2110.12990
A wavelet-based dynamic mode decomposition for modeling mechanical systems from partial observations
Manu Krishnan, Serkan Gugercin, Pablo A. Tarazaga
correcthigh confidence
- Category
- Not specified
- Journal tier
- Specialist/Solid
- Processed
- Sep 28, 2025, 12:56 AM
- arXiv Links
- Abstract ↗PDF ↗
Audit review
The paper defines the auxiliary state z by stacking the wavelet-coefficient observables and constructs C_w so that y(t_k) = C_w z(t_k); this is explicitly stated in eq. (31) and the surrounding definitions (wi, z, Cw) . It then fits [A_w B_w; C_w D_w] by least squares with the Moore–Penrose pseudoinverse, namely [Z1; Y0][Z0; U0]^† (eq. (36)) , and uses the predictor z(t_{k+1}) ≈ A_w z(t_k) + B_w u(t_k), y(t_k) ≈ C_w z(t_k) + D_w u(t_k) (eq. (34)) with state dimension d(J+1) (cf. z ∈ R^{d(J+1)} and the example text) . The model’s solution reproduces these steps and supplies the standard normal-equations/pseudoinverse argument for least squares.
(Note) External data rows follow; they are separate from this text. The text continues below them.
MONA_PARAM_ORDER = ("gamma", "gammax", "project1.weight", "project1.bias", "project2.weight", "project2.bias", "norm.weight", "norm.bias",
                    "adapter_conv.conv1.weight", "adapter_conv.conv1.bias", "adapter_conv.conv2.weight", "adapter_conv.conv2.bias",
                    "adapter_conv.conv3.weight", "adapter_conv.conv3.bias", "adapter_conv.projector.weight", "adapter_conv.projector.bias",
                    "adapter_conv.freq_filter", "adapter_conv.noise_estimator.1.weight", "adapter_conv.noise_estimator.1.bias",
                    "adapter_conv.noise_estimator.3.weight", "adapter_conv.noise_estimator.3.bias")
_SPATIAL_MAP = {"adapter_conv.conv1.weight": "conv1_w", "adapter_conv.conv1.bias": "conv1_b", "adapter_conv.conv2.weight": "conv2_w",
                "adapter_conv.conv2.bias": "conv2_b", "adapter_conv.conv3.weight": "conv3_w", "adapter_conv.conv3.bias": "conv3_b",
                "adapter_conv.projector.weight": "proj_w", "adapter_conv.projector.bias": "proj_b", "adapter_conv.freq_filter": "freq",
                "adapter_conv.noise_estimator.1.weight": "ne1_w", "adapter_conv.noise_estimator.1.bias": "ne1_b",
                "adapter_conv.noise_estimator.3.weight": "ne3_w", "adapter_conv.noise_estimator.3.bias": "ne3_b"}
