@dataclass
class ConvParams:
    packed: torch.Tensor
    scale: torch.Tensor | None
    shift: torch.Tensor | None
# ... 50 lines not shown
        with torch.no_grad():
            for name, mod in net.named_modules():
                if isinstance(mod, ConvBR):
                    self.p[name] = _conv_params(mod)
            self.s1_group = {}
            self.s1_split = set()
            for i, cell in enumerate(net.cells):
                group = []
                for k, terms in enumerate(cell.plan):
                    for op, j in terms:
                        if j == 1 and cell.op_kinds[op] == "conv":
                            group.append((k, op))
                            break
                first_cat_state = 2 + cell.steps - cell.block_multiplier
                steps = [k for k, _ in group]
                if (len(group) < 2 or steps != list(range(steps[0], steps[0] + len(steps)))
                        or 2 + steps[0] < first_cat_state):
                    continue
                mods = [cell._ops[op] for _, op in group]
                split = (self.SPLIT_S1_GROUP48 and WINOGRAD and len(mods) == 3 and cell.c_out == 16
                         and mods[0].conv.weight.dim() == 5 and mods[0].conv.weight.shape[2] == 3)
                for key, part in ((("s1_group_head", mods[:1]), ("s1_group", mods[1:])) if split
                                  else (("s1_group", mods),)):
                    w = torch.cat([m.conv.weight for m in part], 0)
                    folded = [m.folded_bn() for m in part]
                    scale = torch.cat([f[0] for f in folded]).contiguous()
                    shift = torch.cat([f[1] for f in folded]).contiguous()
                    self.p[f"cells.{i}.{key}"] = _conv_params(part[0], w, (scale, shift))
                self.s1_group[i] = group
                if split:
                    self.s1_split.add(i)
            self.s0_pair = {}
            for i, cell in enumerate(net.cells) if self.PAIR_S0 else ():
                pair = [(k, op) for k, terms in enumerate(cell.plan) for op, j in terms
                        if j == 0 and cell.op_kinds[op] == "conv"]
                first_cat_state = 2 + cell.steps - cell.block_multiplier
                if (len(pair) != 2 or getattr(cell, "dims", 3) != 2 or 2 + pair[0][0] < first_cat_state
                        or cell.c_out % 8 or 2 * cell.c_out > 32):
                    continue
                (k0, op0), (k1, op1) = pair
                m0, m1 = cell._ops[op0], cell._ops[op1]
                other = [(o, j) for o, j in cell.plan[k1] if o != op1]
                if {k for k, _ in self.s1_group.get(i, [])} & {k0, k1}:
                    continue
                if (m0.relu != m1.relu or m0.conv.weight.dim() != 4 or m0.conv.weight.shape[-1] != 3
                        or m0.stride != 1 or m1.stride != 1 or cell.plan[k1][0][0] != op1
                        or not other or cell.op_kinds[other[0][0]] != "conv"):
                    continue
                w = torch.cat([m0.conv.weight, m1.conv.weight], 0)
                folded = [m0.folded_bn(), m1.folded_bn()]
                self.p[f"cells.{i}.s0_pair"] = _conv_params(
                    m0, w, (torch.cat([f[0] for f in folded]).contiguous(),
                            torch.cat([f[1] for f in folded]).contiguous()))
                self.s0_pair[i] = pair
            self.pair_steps = {}
            for i, cell in enumerate(net.cells) if self.PAIR_STEPS else ():
                terms = [[(op, j) for op, j in t] for t in cell.plan]
                if (getattr(cell, "dims", 3) != 3 or not terms or cell.c_out not in self.PAIR_C
                        or any(len(t) != 2 or any(cell.op_kinds[op] != "conv" for op, _ in t) for t in terms)):
                    continue
                mods = [[cell._ops[op] for op, _ in t] for t in terms]
                if any(m.conv.weight.shape[-1] != 3 or not m.relu for ms in mods for m in ms):
                    continue
                for k, (ma, mb) in enumerate(mods):
                    folded = [ma.folded_bn(), mb.folded_bn()]
                    self.p[f"cells.{i}.pair{k}"] = self._pair_params(
                        ma, torch.cat([ma.conv.weight, mb.conv.weight], 1),
                        (torch.cat([f[0] for f in folded]).contiguous(),
                         torch.cat([f[1] for f in folded]).contiguous()))
                self.pair_steps[i] = terms
            cells = list(net.cells)
            for i, (cell, nxt) in enumerate(zip(cells, cells[1:])):
                if (self.SHARE_DOWNSAMPLE and cell.downup_sample != 0 and nxt.downup_sample == 0
                        and nxt.c_out == cell.c_out and 2 + cell.steps - cell.block_multiplier == 1
                        and cell.preprocess.conv.weight.shape[1] == nxt.pre_preprocess.conv.weight.shape[1]
                        and cell.preprocess.conv.weight.shape[1] != nxt.c_out):
                    mods = [nxt.pre_preprocess, cell.preprocess]
                    folded = [m.folded_bn() for m in mods]
                    self.p[f"cells.{i}.share"] = _conv_params(
                        mods[0], torch.cat([m.conv.weight for m in mods], 0),
                        (torch.cat([f[0] for f in folded]).contiguous(),
                         torch.cat([f[1] for f in folded]).contiguous()))

    def conv(self, name, x, out=None, accumulate=False, x2=None, size=None, residual=None):
        p = self.p[name]
        cin = x.shape[1] + (x2.shape[1] if x2 is not None else 0)
        if cin != p.cin:
            raise ValueError(f"{name}: expected {p.cin} input channels, got {cin}")
        resized = size is not None and tuple(size) != tuple(x.shape[2:5])
        if p.kind == "s3":
            return kernels.conv2d_s3_bnrelu(x, p.packed, p.scale, p.shift, p.relu)
        if p.kind == "2d":
            if resized or x2 is not None:
                raise ValueError(f"{name}: 2D 3x3 conv takes one input at its own size")
            return kernels.conv2d_bnrelu(x, p.packed, p.cout, p.scale, p.shift, p.relu, out,
                                         accumulate, residual)
        if resized:
            if x2 is not None or residual is not None:
                raise ValueError("resampled conv takes one input and no residual")
            up = all(int(o) >= int(i) for o, i in zip(size, x.shape[2:]))
            if p.k == 1 and up and not accumulate:
                z = kernels.conv3d_bnrelu(x, p.packed, p.cout, 1, None, None, relu=False)
                return kernels.resample_trilinear(z, size, True, out, p.scale, p.shift, p.relu)
            return kernels.conv3d_bnrelu_resampled(x, size, p.packed, p.cout, p.k, p.scale,
                                                   p.shift, p.relu, out, accumulate)
        if p.wino is not None and kernels.wino_preferred(x.shape[0], p.cout, p.cin, *x.shape[2:5]):
            return kernels.conv3d_bnrelu_wino(x, p.wino, p.cout, p.scale, p.shift, p.relu, out,
                                              accumulate, x2, residual)
        return kernels.conv3d_bnrelu(x, p.packed, p.cout, p.k, p.scale, p.shift, p.relu, out,
                                     accumulate, x2, residual)

    def _pair_params(self, mod, w, folded):
        p = _conv_params(mod, w, folded)
        p.cout = w.shape[0]
        return p

    def _pair_ok(self, x, x2, out):
        return kernels.pair_sum_supported(x, x2, out)

    def pair_conv(self, name, x, x2, out):
        p = self.p[name]
        return kernels.conv3d_bnrelu_wino(x, p.wino, p.cout, p.scale, p.shift, True, out, x2=x2, pair_sum=True)

    def _use_winograd(self):
        if not WINOGRAD:
            return
        with torch.no_grad():
            for name, p in self.p.items():
                if p.kind != "3d" or not kernels.wino_eligible(p.cout, p.cin, p.k):
                    continue
                if ".pair" in name:
                    i, k = int(name.split(".")[1]), int(name.rsplit("pair", 1)[1])
                    cell = self.m.cells[i]
                    w = torch.cat([cell._ops[op].conv.weight for op, _ in self.pair_steps[i][k]], 1)
                elif name.endswith("s1_group") or name.endswith("s1_group_head"):
                    i = int(name.split(".")[1])
                    mods = [self.m.cells[i]._ops[op] for _, op in self.s1_group[i]]
                    if i in self.s1_split:
                        mods = mods[:1] if name.endswith("_head") else mods[1:]
                    w = torch.cat([m.conv.weight for m in mods], 0)
                else:
                    w = self.m.get_submodule(name).conv.weight
                p.wino = kernels.pack_conv_weight_wino(w)

    def _empty(self, b, c, size, like):
        return torch.empty((b, c) + tuple(size), device=like.device, dtype=like.dtype)

    @staticmethod
    def _channels(t, c0, c1):
        return t[:, c0:c1]

    @staticmethod
    def _nchannels(t):
        return t.shape[1]

    @staticmethod
    def _volume(t):
        return tuple(t.shape[2:5])

    @staticmethod
    def _resample(x, size):
        return kernels.resample_trilinear(x, size)

    def cell(self, i, s0, s1, down=None):
        cell = self.m.cells[i]
        c = cell.c_out
        if down is not None and down[0] is not None:
            s0 = down[0]
        s1_down = down is not None and down[1] is not None
        if s1_down:
            s1 = down[1]
        prev_input = s1
        size = self._volume(s1)
        if cell.downup_sample != 0 and not s1_down:
            sc = 0.5 if cell.downup_sample < 0 else 2
            size = tuple(n if (cell.dims == 2 and ax == 0) else scale_dimension(n, sc)
                         for ax, n in enumerate(size))
        b = s1.shape[0]
        bm = cell.block_multiplier
        n_states = 2 + cell.steps
        memo, self._share_memo = getattr(self, "_share_memo", None), None
        share = f"cells.{i}.share" in self.p
        if share:
            big = self._empty(b, c + bm * c, size, s1)
            out = self._channels(big, c, c + bm * c)
        else:
            out = self._empty(b, bm * c, size, s1)
        slot = {idx: self._channels(out, k * c, (k + 1) * c)
                for k, idx in enumerate(range(n_states - bm, n_states))}
        group = self.s1_group.get(i, [])
        if memo is not None and memo[0] is s0 and memo[1] == size:
            s0 = memo[2]
            if 0 in slot:
                slot[0].copy_(s0)
        elif self._nchannels(s0) != c:
            s0 = self.conv(f"cells.{i}.pre_preprocess", s0, out=slot.get(0), size=size)
        else:
            if self._volume(s0) != size:
                s0 = self._resample(s0, size)
            if 0 in slot:
                slot[0].copy_(s0)
        if share:
            self.conv(f"cells.{i}.share", s1, out=self._channels(big, 0, 2 * c), size=size)
            self._share_memo = (prev_input, size, self._channels(big, 0, c))
            s1 = self._channels(big, c, 2 * c)
        else:
            s1 = self.conv(f"cells.{i}.preprocess", s1, out=slot.get(1), size=size)
        states = [s0, s1]
        pairs = self.pair_steps.get(i)
        if pairs is not None:
            dsts = [slot.get(2 + k) for k in range(len(pairs))]
            if all(d is not None for d in dsts) and all(
                    self._pair_ok(states[t[0][1]] if t[0][1] < 2 else dsts[t[0][1] - 2],
                                  states[t[1][1]] if t[1][1] < 2 else dsts[t[1][1] - 2], dsts[k])
                    for k, t in enumerate(pairs)):
                for k, ((_, ja), (_, jb)) in enumerate(pairs):
                    self.pair_conv(f"cells.{i}.pair{k}", states[ja], states[jb], dsts[k])
                    states.append(dsts[k])
                return prev_input, out
        written = set()
        done = set(group)
        consumed = set()
        pair = self.s0_pair.get(i)
        if pair is not None and self._nchannels(s0) == c and self._volume(s0) == size:
            (k0, op0), (k1, op1) = pair
            skips0 = [states[j] for o, j in cell.plan[k0] if cell.op_kinds[o] != "conv"]
            p = self.p[f"cells.{i}.s0_pair"]
            kernels.conv2d_bnrelu_pair(s0, p.packed, c, 2 * c, p.scale, p.shift, p.relu,
                                       slot[2 + k0], slot[2 + k1], skips0[-1] if skips0 else None)
            done |= {(k0, op0), (k1, op1)}
            written |= {k0, k1}
            if skips0:
                consumed.add(k0)
        if group:
            k0 = 2 + group[0][0] - (n_states - bm)
            if i in self.s1_split:
                self.conv(f"cells.{i}.s1_group", s1, out=self._channels(out, (k0 + 1) * c, (k0 + 3) * c))
                self.conv(f"cells.{i}.s1_group_head", s1, out=self._channels(out, k0 * c, (k0 + 1) * c))
            else:
                self.conv(f"cells.{i}.s1_group", s1, out=self._channels(out, k0 * c, (k0 + len(group)) * c))
            written |= {k for k, _ in group}
        for step, terms in enumerate(cell.plan):
            dst = slot.get(len(states))
            if dst is None:
                dst = self._empty(b, c, size, s1)
            skips = [states[j] for k, j in terms if cell.op_kinds[k] != "conv"]
            if step in consumed:
                skips.pop()
            for k, j in terms:
                if (step, k) in done or cell.op_kinds[k] != "conv":
                    continue
                residual = None
                if step not in written and skips:
                    residual = skips.pop()
                self.conv(f"cells.{i}._ops.{k}", states[j], out=dst, accumulate=step in written,
                          residual=residual)
                written.add(step)
            for t in skips:
                if step in written:
                    dst.add_(t)
                else:
                    dst.copy_(t)
                written.add(step)
            states.append(dst)
        return prev_input, out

Aside from a minor typographical slip in Z1’s definition in the PDF, the two are aligned.
Referee report (LaTeX)
\textbf{Recommendation:} minor revisions
\textbf{Journal Tier:} specialist/solid
\textbf{Justification:}
WDMD is a practical, well-motivated specialization of ioDMD/EDMD for limited-output settings. The core algebraic steps are correct and well aligned with standard least-squares identification via the pseudoinverse. Empirical validation is careful. Minor revisions would improve clarity (fix a small indexing typo; mention rank conditions/uniqueness for the pseudoinverse solution; give brief guidance on hyperparameter choices and noise handling).